Since the score for each city on each day is determined, we can find the maximum score using dynamic programming where the state is “which city we are in on which day”.

Analysis

A travel plan is a sequence of cities of length \(K\): \(c_1, c_2, \ldots, c_K\).
If we simply try all possible travel plans, since there are up to \(N\) choices for each day, there would be \(N^K\) combinations in the worst case, which is far too slow to run in time.

Therefore, we can think as follows:

• It is sufficient to know the maximum score when we are in city \(i\) on day \(j\).
• To move to city \(b\) on day \(j+1\), we must have been in city \(a\) on the previous day, and the directed edge \(a \to b\) must exist.
• In other words, we can update the state for the next day by transitioning from the state of the previous day along the edges.

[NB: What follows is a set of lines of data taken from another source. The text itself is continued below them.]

int icm_conv_run(const icm_conv_args* a, void* stream) {
  return icm::conv_run_grouped(a, 1, (hipStream_t)stream);
}
int icm_conv_run_grouped(const icm_conv_args* a, int ngroups, void* stream) {
  return icm::conv_run_grouped(a, ngroups, (hipStream_t)stream);
}
int icm_conv2d_fwd(const icm_conv_args* a, void* stream) {
  if (!a || a->transposed) return ICM_ERR_ARG;
  return icm_conv_run(a, stream);
}
int icm_convT2d_dgrad(const icm_conv_args* a, void* stream) {
  if (!a || a->transposed) return ICM_ERR_ARG;
  return icm_conv_run(a, stream);
}
int icm_conv2d_dgrad(const icm_conv_args* a, void* stream) {
  if (!a || !a->transposed) return ICM_ERR_ARG;
  return icm_conv_run(a, stream);
}
int icm_convT2d_fwd(const icm_conv_args* a, void* stream) {
  if (!a || !a->transposed) return ICM_ERR_ARG;
  return icm_conv_run(a, stream);
}

int icm_conv_winograd_ok(const icm_conv_args* a) { return (a && icm::wino_supported(*a)) ? 1 : 0; }
int64_t icm_wino_transform_floats(const icm_conv_args* a) {
  return (a && icm::wino_supported(*a) && a->N > 0 && a->Cin > 0) ? (int64_t)icm::wino_transform_floats(*a) : -1;
}
int icm_wino_transform(const icm_conv_args* arr, int ngroups, void* stream) {
  if (!arr || ngroups < 1 || ngroups > ICM_MAX_GROUPS) return ICM_ERR_ARG;
  for (int i = 1; i < ngroups; ++i)
    if (arr[i].N != arr[0].N || arr[i].Cin != arr[0].Cin || arr[i].H != arr[0].H || arr[i].W != arr[0].W ||
        arr[i].x_bs != arr[0].x_bs || arr[i].pro_act != arr[0].pro_act || arr[i].x_seg_len != arr[0].x_seg_len ||
        arr[i].x_seg_gap != arr[0].x_seg_gap)
      return ICM_ERR_ARG;
  return icm::run_wino_transform(arr, ngroups, (hipStream_t)stream);
}

void icm_debug_force_conv_cfg(int idx) { icm::g_force_cfg = idx < 0 ? ICM_CONV_CFG_AUTO : idx; }
int icm_debug_forced_conv_cfg(void) { return icm::g_force_cfg; }
void icm_debug_force_conv1x1(int mode) { icm::g_force_1x1 = mode; }

int icm_debug_conv_plan(const icm_conv_args* arr, int ngroups, int cls, int64_t out[16]) {
  using namespace icm;
  std::fill(out, out + 16, 0);
  int rc = check_group(arr, ngroups);
  if (rc) return rc;
  const icm_conv_args& a = arr[0];
  if (a.algo == ICM_ALGO_WINOGRAD) {
    WinoPlan w{};
    if (cls != 0) return ICM_ERR_ARG;
    if ((rc = plan_conv_wino(a, ngroups, w))) return rc;
    const int64_t v[13] = {1, w.w8 ? kFamWino8 : kFamWino44, w.tco, w.g.lgTX, w.g.lgTY, w.g.lgTI, w.g.nsteps, w.ncb, w.nblk,
                           (int64_t)w.lds_bytes, 512, a.xv != nullptr, w.px_fast};
    std::copy(v, v + 13, out);
    return ICM_OK;
  }
  const std::vector<ConvClass> classes = build_classes(a.KH, a.KW, a.stride, a.pad, a.transposed);
  if (cls < 0 || cls >= (int)classes.size()) return ICM_ERR_ARG;
  long long off = 0;
  for (int i = 0; i < cls; ++i) off += class_packed_floats(a.Cin, (int)classes[i].taps.size(), cdiv(a.Cout, 32));
  ConvPlan p;
  rc = plan_class(a, ngroups, classes[cls], a.transposed ? 1 : a.stride, a.transposed ? a.stride : 1, x_aligned16(arr, ngroups), p);
  if (rc) return rc;
  const int64_t v[14] = {(int64_t)classes.size(), p.family, p.row, p.g.lgTW, p.g.lgTH, p.g.lgTI, p.g.ckm, p.ncb, p.nblk,
                         (int64_t)p.g.lds_bytes, p.block, p.vec4, p.dma, off};
  std::copy(v, v + 14, out);
  return ICM_OK;
}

We define the state as follows:

\[ dp[i] = \text{maximum score when staying in city } i \text{ on the current day} \]

Since we can start from any city on the first day,

\[ dp[i] = (P_i \times 1) \bmod Q \]

From the second day onwards, for each edge \(a \to b\), if it was possible to be in city \(a\) on the previous day, we can move to city \(b\):

\[ ndp[b] = \max(ndp[b], dp[a]) \]

After that, we add the score obtained by staying in city \(b\) on day \(j\):

\[ (P_b \times j) \bmod Q \]

Checking all pairs of cities \((a, b)\) would take \(O(KN^2)\) time. With \(N, K \leq 1000\), this can be up to \(10^9\) operations, which is too slow.
However, since the only valid moves are along the \(M\) given edges, we can iterate over the edge list to achieve a time complexity of \(O(KM)\).

Algorithm

Let \(dp_j[i]\) be “the maximum total score when staying in city \(i\) on day \(j\)”.

The initial values are:

\[ dp_1[i] = P_i \bmod Q \]

The transition for each edge \(a \to b\) is:

\[ dp_j[b] = \max(dp_j[b], dp_{j-1}[a] + ((P_b \times j) \bmod Q)) \]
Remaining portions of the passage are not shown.